-- TASK GOAL --
Reproduce exactly the lines below from the one containing "const int kk = lane >> 4, nn = lane & 15;" through the one containing "if constexpr (NT", including both, and nothing else.

[EXERCISE MATERIALS Boundary: Start]

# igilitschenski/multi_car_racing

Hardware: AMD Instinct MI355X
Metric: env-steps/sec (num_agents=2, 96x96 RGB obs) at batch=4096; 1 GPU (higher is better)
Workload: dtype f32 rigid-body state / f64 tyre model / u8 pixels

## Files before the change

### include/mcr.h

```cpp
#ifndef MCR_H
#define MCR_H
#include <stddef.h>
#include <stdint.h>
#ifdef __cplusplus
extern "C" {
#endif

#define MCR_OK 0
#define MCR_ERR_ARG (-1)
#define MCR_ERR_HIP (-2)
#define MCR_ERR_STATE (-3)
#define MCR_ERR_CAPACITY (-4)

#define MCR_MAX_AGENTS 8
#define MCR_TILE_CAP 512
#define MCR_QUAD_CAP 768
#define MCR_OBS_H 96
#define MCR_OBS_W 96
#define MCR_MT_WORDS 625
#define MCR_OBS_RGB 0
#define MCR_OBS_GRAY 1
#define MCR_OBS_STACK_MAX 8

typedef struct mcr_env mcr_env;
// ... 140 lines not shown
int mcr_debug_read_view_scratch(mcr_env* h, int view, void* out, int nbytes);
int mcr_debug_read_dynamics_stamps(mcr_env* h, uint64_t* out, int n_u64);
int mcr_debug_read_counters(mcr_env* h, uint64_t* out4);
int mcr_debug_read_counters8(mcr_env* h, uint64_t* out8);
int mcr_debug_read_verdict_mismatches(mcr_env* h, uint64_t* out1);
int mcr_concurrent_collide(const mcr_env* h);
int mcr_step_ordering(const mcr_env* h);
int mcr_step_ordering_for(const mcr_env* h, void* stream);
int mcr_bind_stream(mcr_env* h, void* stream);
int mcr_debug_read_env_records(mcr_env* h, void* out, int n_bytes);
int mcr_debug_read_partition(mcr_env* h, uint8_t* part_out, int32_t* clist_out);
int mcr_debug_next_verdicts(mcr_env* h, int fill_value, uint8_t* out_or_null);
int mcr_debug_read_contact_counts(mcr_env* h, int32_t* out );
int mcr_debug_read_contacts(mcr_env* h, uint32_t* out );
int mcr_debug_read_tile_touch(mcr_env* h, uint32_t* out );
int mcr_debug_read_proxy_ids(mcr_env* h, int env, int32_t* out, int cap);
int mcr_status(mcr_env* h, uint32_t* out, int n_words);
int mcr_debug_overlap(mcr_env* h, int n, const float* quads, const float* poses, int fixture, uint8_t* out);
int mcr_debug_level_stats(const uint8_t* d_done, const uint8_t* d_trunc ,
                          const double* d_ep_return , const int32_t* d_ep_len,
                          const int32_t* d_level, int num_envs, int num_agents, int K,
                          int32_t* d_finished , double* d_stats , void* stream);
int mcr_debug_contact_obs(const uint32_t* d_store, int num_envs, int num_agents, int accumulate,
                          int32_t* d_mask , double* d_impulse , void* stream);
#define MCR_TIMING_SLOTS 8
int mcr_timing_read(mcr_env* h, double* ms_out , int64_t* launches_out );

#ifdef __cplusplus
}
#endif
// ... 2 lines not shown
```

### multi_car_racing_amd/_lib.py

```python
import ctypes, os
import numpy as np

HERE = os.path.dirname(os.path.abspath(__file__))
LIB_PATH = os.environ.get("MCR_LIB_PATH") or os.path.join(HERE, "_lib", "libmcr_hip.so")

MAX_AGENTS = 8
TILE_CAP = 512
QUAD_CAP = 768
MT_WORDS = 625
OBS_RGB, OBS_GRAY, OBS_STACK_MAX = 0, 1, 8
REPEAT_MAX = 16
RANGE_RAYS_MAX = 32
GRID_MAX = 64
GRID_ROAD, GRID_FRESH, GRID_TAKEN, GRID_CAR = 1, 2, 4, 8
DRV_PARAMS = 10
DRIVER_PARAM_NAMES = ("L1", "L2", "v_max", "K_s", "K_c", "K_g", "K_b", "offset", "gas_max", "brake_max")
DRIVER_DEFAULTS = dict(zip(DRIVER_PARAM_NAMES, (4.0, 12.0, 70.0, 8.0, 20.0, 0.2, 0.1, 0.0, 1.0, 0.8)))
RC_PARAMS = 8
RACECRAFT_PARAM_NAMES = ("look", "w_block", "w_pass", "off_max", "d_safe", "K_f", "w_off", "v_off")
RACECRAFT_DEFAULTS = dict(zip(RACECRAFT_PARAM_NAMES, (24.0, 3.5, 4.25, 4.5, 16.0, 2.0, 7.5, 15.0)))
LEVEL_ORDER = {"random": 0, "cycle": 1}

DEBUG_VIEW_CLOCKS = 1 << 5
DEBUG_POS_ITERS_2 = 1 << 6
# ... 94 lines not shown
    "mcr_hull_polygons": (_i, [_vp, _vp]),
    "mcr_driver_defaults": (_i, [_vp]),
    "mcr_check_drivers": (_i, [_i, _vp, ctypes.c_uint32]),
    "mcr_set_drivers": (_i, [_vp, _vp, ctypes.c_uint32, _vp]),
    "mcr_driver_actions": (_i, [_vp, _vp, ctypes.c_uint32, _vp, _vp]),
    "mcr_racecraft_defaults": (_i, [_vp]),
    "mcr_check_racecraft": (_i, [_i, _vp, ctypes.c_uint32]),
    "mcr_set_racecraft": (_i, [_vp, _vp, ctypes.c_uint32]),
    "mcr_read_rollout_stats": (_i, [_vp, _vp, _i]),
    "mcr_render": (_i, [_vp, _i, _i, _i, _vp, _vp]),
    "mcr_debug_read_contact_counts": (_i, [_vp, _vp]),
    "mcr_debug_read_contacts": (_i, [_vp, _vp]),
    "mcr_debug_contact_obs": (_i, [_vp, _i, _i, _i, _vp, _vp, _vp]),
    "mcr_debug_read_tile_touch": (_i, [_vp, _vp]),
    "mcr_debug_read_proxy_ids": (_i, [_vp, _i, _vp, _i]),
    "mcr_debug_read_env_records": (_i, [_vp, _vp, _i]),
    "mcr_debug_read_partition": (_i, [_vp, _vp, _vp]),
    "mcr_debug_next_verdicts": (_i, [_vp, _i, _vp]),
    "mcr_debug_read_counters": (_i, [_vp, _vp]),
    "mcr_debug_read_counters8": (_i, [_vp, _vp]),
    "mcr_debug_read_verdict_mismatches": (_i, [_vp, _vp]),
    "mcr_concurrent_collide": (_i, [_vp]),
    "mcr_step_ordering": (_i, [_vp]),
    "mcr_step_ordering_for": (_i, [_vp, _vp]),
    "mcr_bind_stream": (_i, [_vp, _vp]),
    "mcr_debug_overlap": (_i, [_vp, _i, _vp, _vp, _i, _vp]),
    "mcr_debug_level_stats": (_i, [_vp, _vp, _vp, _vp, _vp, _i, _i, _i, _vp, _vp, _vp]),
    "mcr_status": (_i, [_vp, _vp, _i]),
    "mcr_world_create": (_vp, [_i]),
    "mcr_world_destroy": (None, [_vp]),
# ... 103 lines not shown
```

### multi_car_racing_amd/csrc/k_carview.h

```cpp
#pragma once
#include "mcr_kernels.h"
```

[EXERCISE MATERIALS Boundary: End]
[EXERCISE MATERIALS Boundary: Start]

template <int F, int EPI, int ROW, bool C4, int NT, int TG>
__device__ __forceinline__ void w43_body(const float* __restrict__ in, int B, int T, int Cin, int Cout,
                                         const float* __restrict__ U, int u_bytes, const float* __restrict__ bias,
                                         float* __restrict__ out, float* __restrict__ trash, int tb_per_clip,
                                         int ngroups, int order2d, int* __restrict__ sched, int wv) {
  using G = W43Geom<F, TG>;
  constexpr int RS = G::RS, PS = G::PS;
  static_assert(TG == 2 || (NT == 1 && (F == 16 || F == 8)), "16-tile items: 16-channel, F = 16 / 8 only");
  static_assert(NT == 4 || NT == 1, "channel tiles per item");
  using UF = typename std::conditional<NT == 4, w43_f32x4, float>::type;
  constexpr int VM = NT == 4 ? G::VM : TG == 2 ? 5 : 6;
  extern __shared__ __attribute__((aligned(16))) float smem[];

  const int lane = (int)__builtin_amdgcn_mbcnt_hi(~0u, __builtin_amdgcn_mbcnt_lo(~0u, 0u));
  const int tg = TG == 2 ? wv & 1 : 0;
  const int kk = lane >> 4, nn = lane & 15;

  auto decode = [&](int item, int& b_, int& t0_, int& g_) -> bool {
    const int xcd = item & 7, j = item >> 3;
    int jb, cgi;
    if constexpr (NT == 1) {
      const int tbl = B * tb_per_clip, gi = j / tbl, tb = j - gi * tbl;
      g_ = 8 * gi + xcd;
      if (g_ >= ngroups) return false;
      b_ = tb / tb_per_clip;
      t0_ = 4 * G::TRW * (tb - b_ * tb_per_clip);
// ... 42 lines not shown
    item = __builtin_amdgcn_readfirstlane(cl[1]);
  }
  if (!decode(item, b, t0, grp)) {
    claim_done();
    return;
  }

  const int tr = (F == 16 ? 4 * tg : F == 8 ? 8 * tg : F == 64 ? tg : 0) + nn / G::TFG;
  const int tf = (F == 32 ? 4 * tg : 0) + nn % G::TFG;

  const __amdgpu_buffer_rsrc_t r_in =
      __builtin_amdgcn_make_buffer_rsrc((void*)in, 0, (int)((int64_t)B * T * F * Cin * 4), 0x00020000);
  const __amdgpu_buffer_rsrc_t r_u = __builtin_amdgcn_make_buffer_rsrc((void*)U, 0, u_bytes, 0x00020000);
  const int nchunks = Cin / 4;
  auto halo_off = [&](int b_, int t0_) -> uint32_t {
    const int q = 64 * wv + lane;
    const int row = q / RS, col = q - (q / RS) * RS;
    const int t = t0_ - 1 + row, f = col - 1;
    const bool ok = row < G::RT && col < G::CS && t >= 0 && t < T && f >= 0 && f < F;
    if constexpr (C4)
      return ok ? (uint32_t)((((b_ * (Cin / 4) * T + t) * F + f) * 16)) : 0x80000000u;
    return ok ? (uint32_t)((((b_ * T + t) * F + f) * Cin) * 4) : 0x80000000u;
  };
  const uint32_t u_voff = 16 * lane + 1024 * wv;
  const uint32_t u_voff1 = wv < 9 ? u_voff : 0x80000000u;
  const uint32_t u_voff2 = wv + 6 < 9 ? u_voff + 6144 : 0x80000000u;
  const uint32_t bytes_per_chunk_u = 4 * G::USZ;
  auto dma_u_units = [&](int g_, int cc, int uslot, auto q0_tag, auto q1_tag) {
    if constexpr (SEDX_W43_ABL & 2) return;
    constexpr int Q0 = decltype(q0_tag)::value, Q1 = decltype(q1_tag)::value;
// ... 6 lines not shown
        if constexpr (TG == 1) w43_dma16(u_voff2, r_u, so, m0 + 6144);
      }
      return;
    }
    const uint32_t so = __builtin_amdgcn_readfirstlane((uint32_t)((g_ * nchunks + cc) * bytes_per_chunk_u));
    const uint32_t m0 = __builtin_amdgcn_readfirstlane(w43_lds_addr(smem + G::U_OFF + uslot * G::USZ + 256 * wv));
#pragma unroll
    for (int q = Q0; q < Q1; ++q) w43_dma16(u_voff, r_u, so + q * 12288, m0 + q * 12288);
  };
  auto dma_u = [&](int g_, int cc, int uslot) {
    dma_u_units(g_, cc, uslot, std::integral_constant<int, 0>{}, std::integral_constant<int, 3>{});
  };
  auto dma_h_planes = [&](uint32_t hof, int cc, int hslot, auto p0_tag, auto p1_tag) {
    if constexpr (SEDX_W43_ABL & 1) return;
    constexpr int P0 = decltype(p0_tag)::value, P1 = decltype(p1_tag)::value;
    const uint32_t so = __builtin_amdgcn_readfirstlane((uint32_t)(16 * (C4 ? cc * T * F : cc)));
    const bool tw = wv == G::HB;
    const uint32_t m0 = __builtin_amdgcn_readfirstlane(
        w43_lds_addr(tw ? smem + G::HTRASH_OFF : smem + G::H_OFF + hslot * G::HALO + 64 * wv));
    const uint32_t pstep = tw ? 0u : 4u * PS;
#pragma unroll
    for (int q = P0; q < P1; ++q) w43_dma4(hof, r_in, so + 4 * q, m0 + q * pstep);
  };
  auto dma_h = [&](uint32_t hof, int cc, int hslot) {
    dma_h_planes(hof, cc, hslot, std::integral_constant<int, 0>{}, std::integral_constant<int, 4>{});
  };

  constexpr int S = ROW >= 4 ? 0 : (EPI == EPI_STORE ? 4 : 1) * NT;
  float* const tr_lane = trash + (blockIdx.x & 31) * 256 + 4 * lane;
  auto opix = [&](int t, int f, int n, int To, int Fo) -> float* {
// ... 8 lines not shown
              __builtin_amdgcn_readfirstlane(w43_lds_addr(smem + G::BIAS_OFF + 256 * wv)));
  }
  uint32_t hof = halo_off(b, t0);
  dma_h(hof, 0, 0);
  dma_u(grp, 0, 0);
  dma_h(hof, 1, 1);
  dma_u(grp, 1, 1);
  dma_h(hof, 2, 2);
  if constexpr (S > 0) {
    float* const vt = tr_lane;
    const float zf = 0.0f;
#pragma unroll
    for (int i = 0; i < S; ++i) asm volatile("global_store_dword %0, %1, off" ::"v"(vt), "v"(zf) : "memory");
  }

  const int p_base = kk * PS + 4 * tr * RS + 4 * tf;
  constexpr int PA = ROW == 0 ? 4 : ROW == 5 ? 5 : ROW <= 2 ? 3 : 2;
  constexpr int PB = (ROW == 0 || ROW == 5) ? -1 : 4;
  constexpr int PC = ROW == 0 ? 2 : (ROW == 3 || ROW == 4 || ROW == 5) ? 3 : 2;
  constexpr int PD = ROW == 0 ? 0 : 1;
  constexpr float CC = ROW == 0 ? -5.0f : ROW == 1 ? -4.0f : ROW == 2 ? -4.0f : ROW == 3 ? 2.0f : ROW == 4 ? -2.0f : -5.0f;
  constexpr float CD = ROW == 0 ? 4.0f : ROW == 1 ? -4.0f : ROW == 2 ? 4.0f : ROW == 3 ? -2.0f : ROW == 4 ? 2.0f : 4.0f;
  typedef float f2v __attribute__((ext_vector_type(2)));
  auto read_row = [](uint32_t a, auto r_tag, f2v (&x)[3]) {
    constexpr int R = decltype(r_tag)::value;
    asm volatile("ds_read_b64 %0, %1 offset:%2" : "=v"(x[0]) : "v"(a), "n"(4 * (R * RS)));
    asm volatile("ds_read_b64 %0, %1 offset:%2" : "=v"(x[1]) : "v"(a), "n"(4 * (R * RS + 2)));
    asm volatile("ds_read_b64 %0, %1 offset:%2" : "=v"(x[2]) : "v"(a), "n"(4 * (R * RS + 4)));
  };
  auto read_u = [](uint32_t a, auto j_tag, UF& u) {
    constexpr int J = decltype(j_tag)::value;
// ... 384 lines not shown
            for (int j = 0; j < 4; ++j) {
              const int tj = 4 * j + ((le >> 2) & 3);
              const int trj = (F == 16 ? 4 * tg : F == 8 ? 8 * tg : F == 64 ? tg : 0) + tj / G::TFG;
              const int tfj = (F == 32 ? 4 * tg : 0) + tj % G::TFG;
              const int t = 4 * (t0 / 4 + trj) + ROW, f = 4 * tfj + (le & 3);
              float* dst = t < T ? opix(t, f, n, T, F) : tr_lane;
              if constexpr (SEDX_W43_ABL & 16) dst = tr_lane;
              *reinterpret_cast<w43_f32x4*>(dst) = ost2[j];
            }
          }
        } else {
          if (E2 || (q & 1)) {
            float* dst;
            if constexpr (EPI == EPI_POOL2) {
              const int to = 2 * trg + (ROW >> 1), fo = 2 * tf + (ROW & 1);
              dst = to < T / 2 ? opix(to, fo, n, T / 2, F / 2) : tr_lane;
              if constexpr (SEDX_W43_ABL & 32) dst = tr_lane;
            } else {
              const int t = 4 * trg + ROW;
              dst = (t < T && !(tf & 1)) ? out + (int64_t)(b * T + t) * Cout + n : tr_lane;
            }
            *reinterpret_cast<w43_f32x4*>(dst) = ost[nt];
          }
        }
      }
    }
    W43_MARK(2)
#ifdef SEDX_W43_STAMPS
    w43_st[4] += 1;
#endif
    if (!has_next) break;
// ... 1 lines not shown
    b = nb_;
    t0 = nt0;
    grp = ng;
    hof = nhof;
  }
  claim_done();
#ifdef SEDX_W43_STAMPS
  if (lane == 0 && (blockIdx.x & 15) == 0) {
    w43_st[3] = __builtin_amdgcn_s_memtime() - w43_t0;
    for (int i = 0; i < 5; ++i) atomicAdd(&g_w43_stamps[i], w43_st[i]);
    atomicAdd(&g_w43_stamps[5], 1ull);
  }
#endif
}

[EXERCISE MATERIALS Boundary: End]

-- YOUR SOLUTION --
  const int kk = lane >> 4, nn = lane & 15;

  auto decode = [&](int item, int& b_, int& t0_, int& g_) -> bool {
    const int xcd = item & 7, j = item >> 3;
    int jb, cgi;
    if constexpr (NT == 1) {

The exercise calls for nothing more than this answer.